# Sugar Maple has Split Trunk



## secureland (May 12, 2008)

This Sugar Maple had a Scotch Pine growing right next to it. The pine died, and just leaned over into the maple. The pine's weight and the wind have forced the maple to split. Can I save this tree and how? I like to make maple syrup and this tree could be a sap tree someday.


Here are some pics, The crotch is about 10' above ground, the split is about 3' down from the crotch.

Thanks,
Bill


----------



## kennertree (May 12, 2008)

Can you post a pic of it? How bad is the split? Need to see the extent of damage to help deterime if it can be saved.


----------



## secureland (May 12, 2008)

just posted pics, in the edited first post


----------



## tomtrees58 (May 12, 2008)

cable and rod work will work tom trees


----------



## secureland (May 12, 2008)

Hi,
Thanks for the help Tom. I'm in Western NY, near Rochester.
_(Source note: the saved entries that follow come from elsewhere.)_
+def note_wgrad(device, d, x, dy, dw, workspace, nbytes, keep=()):
+    idx = torch.device(device).index
+    grp = _wgrad_group.setdefault(idx, [])
+    grp.append((d, x, dy, dw, workspace, nbytes, keep))
+    _queue_slab_callback(idx)
+    if len(grp) >= min(_runtime.wgrad_group, lib.pylc_wgrad_group_max()):
+        flush_wgrad_group(device)
+
+
+def flush_wgrad_group(device=None):
+    for idx in ([torch.device(device).index] if device is not None else list(_wgrad_group)):
+        grp = _wgrad_group.get(idx)
+        if not grp:
+            continue
+        items = list(grp)
+        grp.clear()
+        n = len(items)
+        descs = (L.ConvDesc * n)(*[it[0] for it in items])
+        arrs = [(C.c_void_p * n)(*[ptr(it[k]) for it in items]) for k in (1, 2, 3, 4)]
+        sizes = (C.c_size_t * n)(*[it[5] for it in items])
+        pend = (L.SlabSum * n)()
+        grouped = C.c_int(0)
+        with torch.cuda.device(idx):
+            check(lib.pylc_conv2d_wgrad_slabs_group(descs, arrs[0], arrs[1], arrs[2], arrs[3], sizes, pend, n, C.byref(grouped), stream()))
+        wgrad_group_launches[0] += 1
+        wgrad_group_launches[1] += grouped.value
+        for e in pend:
+            if e.splits > 0:
+                add_slab_sum(torch.device('cuda', idx), e)
+
+
+wgrad_group_launches = [0, 0]
+
+
 def add_slab_sum(device, entry):
     idx = torch.device(device).index
     _pending_slab_sums.setdefault(idx, []).append(bytes(entry))
-    if idx not in _slab_callback:
-        st = torch.cuda.current_stream(idx)
-
-        def at_end_of_backward(idx=idx, st=st):
-            _slab_callback.pop(idx, None)
-            if _pending_slab_sums.get(idx):
-                with torch.cuda.stream(st):
-                    flush_slab_sums(torch.device('cuda', idx))
-        try:
-            torch.autograd.Variable._execution_engine.queue_callback(at_end_of_backward)
-            _slab_callback[idx] = st
-        except RuntimeError:
-            pass
+    _queue_slab_callback(idx)
 
 
 def slab_sum_pending(device, workspace):
@@ -407,10 +463,13 @@
 def reset_slab_sums():
     for pend in _pending_slab_sums.values():
         pend.clear()
+    for grp in _wgrad_group.values():
+        grp.clear()
     _slab_callback.clear()
 
 
 def flush_slab_sums(device=None):
+    flush_wgrad_group(device)
     for idx in ([torch.device(device).index] if device is not None else list(_pending_slab_sums)):
         pend = _pending_slab_sums.get(idx)
         if not pend:
diff --git a/pylc_amd/ops/conv.py b/pylc_amd/ops/conv.py
--- a/pylc_amd/ops/conv.py
+++ b/pylc_amd/ops/conv.py
@@ -238,19 +238,25 @@
                     ws = _ws(nbytes, x.device)
                     if cin_w % 4 == 0 and tgt is not None and side is None and _runtime.batch_slab_sums and nbytes > 0:
                         own = getattr(w, '_pylc_slab_ws', None)
-                        if own is not None and own.is_cuda and _core.slab_sum_pending(own.device, own):
+                        if own is not None and own.is_cuda and (_core.slab_sum_pending(own.device, own) or _core.wgrad_noted(own.device, own)):
                             _core.flush_slab_sums(own.device)
                         if own is None or own.numel() * 4 < nbytes or own.device != x.device:
                             own = w._pylc_slab_ws = torch.empty(nbytes // 4 + 1, device=x.device)
                         dwl = tgt
-                        pend = L.SlabSum()
-                        check(lib.pylc_conv2d_wgrad_slabs(C.byref(d), ptr(x), ptr(dy), ptr(dwl), ptr(own), nbytes, C.byref(pend), sst))
-                        if pend.splits > 0:
-                            _core.add_slab_sum(x.device, pend)
+                        if _core.wgrad_group_blocks(d):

Are you in this area?

I've seen the cable and rod in trees before but never done it. What size rod and what material? Also, how is the cable used?

Thanks
Bill


----------



## treeseer (May 14, 2008)

secureland said:


> What size rod and what material? Also, how is the cable used?


2 rods. the instruction book costs $7:

http://secure.isa-arbor.com/store/B...ries-BMPbr---Tree-Support-Systems-P156C0.aspx


----------